The electrical conductivity for a semiconductor can be described by the equation of σ = σ 0exp(−E /k B T), where E is the activation energy of conduction, T is the absolute temperature, and σ 0 is a constant [27]. For p-type CuCr1−x Zn x O2 (x = 0.03, 0.05, 0.07, 0.1), the activation energy corresponds to the energy for polaron used to hop between Zn2+ and Cr3+ sites, which can be directly obtained by the slope of the curve of logσ versus 1000/T. The curves of logσ versus 1000/T for the CuCr1−x Zn x O2 (x = 0, 0.05, 0.1) samples are shown in Fig. 7b. The negative slopes of the straight lines indicate positive value of activation energy of conduction. The obtained values of E are 54, 41.5, and 32 meV for CuCr1−x Zn x O2 with x = 0, 0.05, 0.1, respectively. Also, the value of E is found to decrease with the increase of Zn-doping concentration. The decrease of activation energy indicates that the polarons have low energy for hopping and thus for easy conduction.
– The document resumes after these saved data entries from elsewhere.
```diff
@@ -2130,19 +2128,19 @@
         if (!x) continue;
         const int at = (int)s_cmap[F::col(en)];
         if (!at) continue;
-        const Cell ma = s_mA[at - 1], mb = s_mB[at - 1];
-        for_pairs_part<Cell>(ma, x, A < r, nb, [&](int k) { atomicAdd(&dA[k], 1u); });
-        if (same)
-            for_pairs_part<Cell>(mb, x, A < r, nb, [&](int k) { atomicAdd(&dA[k], 1u); });
-        else
-            for_pairs_part<Cell>(mb, x, B < r, nb, [&](int k) { atomicAdd(&dB[k], 1u); });
-        for_pairs_cross<Cell>(x, ma, nb, [&](int k) { atomicAdd(&cN[k], 1u); });
+        for_pairs_cross<Cell>(x, s_mA[at - 1], nb, [&](int k) { atomicAdd(&cN[k], 1u); });
     }
     lds_fence();
     int32_t *out = g->cs_slab + (size_t)(6 + 3 * u) * K;
+    const int pk_shift = g->pk_shift, pk_sub = g->pk_sub;
+    auto lost = [&](int k, bool mir, int sh, int sb) {
+        const int s_ = loss_source(k, nb, mir, sh, sb);
+        return s_ < 0 ? 0u : cN[s_];
+    };
     for (int k = lane; k < K; k += WAVE) {
-        out[k] = (int32_t)dA[k];
-        out[K + k] = (int32_t)dB[k];
+        const uint32_t viaB = lost(k, B < r, pk_shift, pk_sub);
+        out[k] = (int32_t)(lost(k, A < r, 0, 0) + (same ? viaB : 0u));
+        out[K + k] = (int32_t)(same ? 0u : viaB);
         out[2 * K + k] = (int32_t)cN[k];
     }
 }
@@ -3231,7 +3229,7 @@
             HIP_CHECK(hipFuncSetAttribute(reinterpret_cast<const void *>(&k_iter_select2<uint32_t, true>), hipFuncAttributeMaxDynamicSharedMemorySize, (int)sel_lds_));
         else
             HIP_CHECK(hipFuncSetAttribute(reinterpret_cast<const void *>(&k_iter_select2<uint64_t, true>), hipFuncAttributeMaxDynamicSharedMemorySize, (int)sel_lds_));
-        part_lds_ = align_up(2 * (size_t)n_loc_ * (g.wide ? 8 : 4) + 4 * 3 * (size_t)g.Kpad * 4 + (size_t)n_loc_ * 2, 16);
+        part_lds_ = align_up((size_t)n_loc_ * (g.wide ? 8 : 4) + 4 * (size_t)g.Kpad * 4 + (size_t)n_loc_ * 2, 16);
         HIP_CHECK(hipStreamSynchronize(st_));
     }
     ~HipShardEngine() override { (void)hipSetDevice(device_); }
```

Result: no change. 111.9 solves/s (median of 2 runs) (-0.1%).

Therefore, compared with the activation energy for polaron hopping between Cu+ sites and Cu2+ sites before Zn-doping, the energy between Zn2+ sites and Cr3+ sites after Zn-doping becomes lower. Also, the activation energy can be decreased by increasing the Zn-doping concentration. The observed decrease of activation energy suggests an increase of conductivity, which may be interpreted by oxygen vacancy migration as reported in other studies on delafossite materials [2830]. Furthermore, due to the decrease of resistivity with the increase of temperature, we can draw the conclusion that the conductivity of the CuCrO2 and CuCr1−x Zn x O2 samples is thermally activated. A similar phenomenon can be found in the reported Ti-doped Fe2O3 by Shawn Chatman et al. [31]. Also, L. Farrell et al. found that the measured activation energy in Mg-doped Cr2O3 powder decreases even for low Mg-doping [32].

Conclusion

P-type delafossite CuCr1−x Zn x O2 (x = 0, 0.03, 0.05, 0.07, 0.1) oxides have been synthesized by sol–gel method. XRD and Raman spectra reveal the delafossite structure of the samples, and XPS results confirm that the chemical valence states of Cr and Zn ions are +3 and +2, respectively. FTIR spectra show the absorption of Cu–O and Cr–O stretching vibration. Seebeck and Hall coefficient reveal p-type conductive characteristics of the samples. Moreover, with the increase of Zn content, Fermi energy level increases, while the activation energy decreases. Therefore, the CuCr1−x Zn x O2 delafossite compound can be a good candidate for p-type transparent conductive oxide semiconductor materials.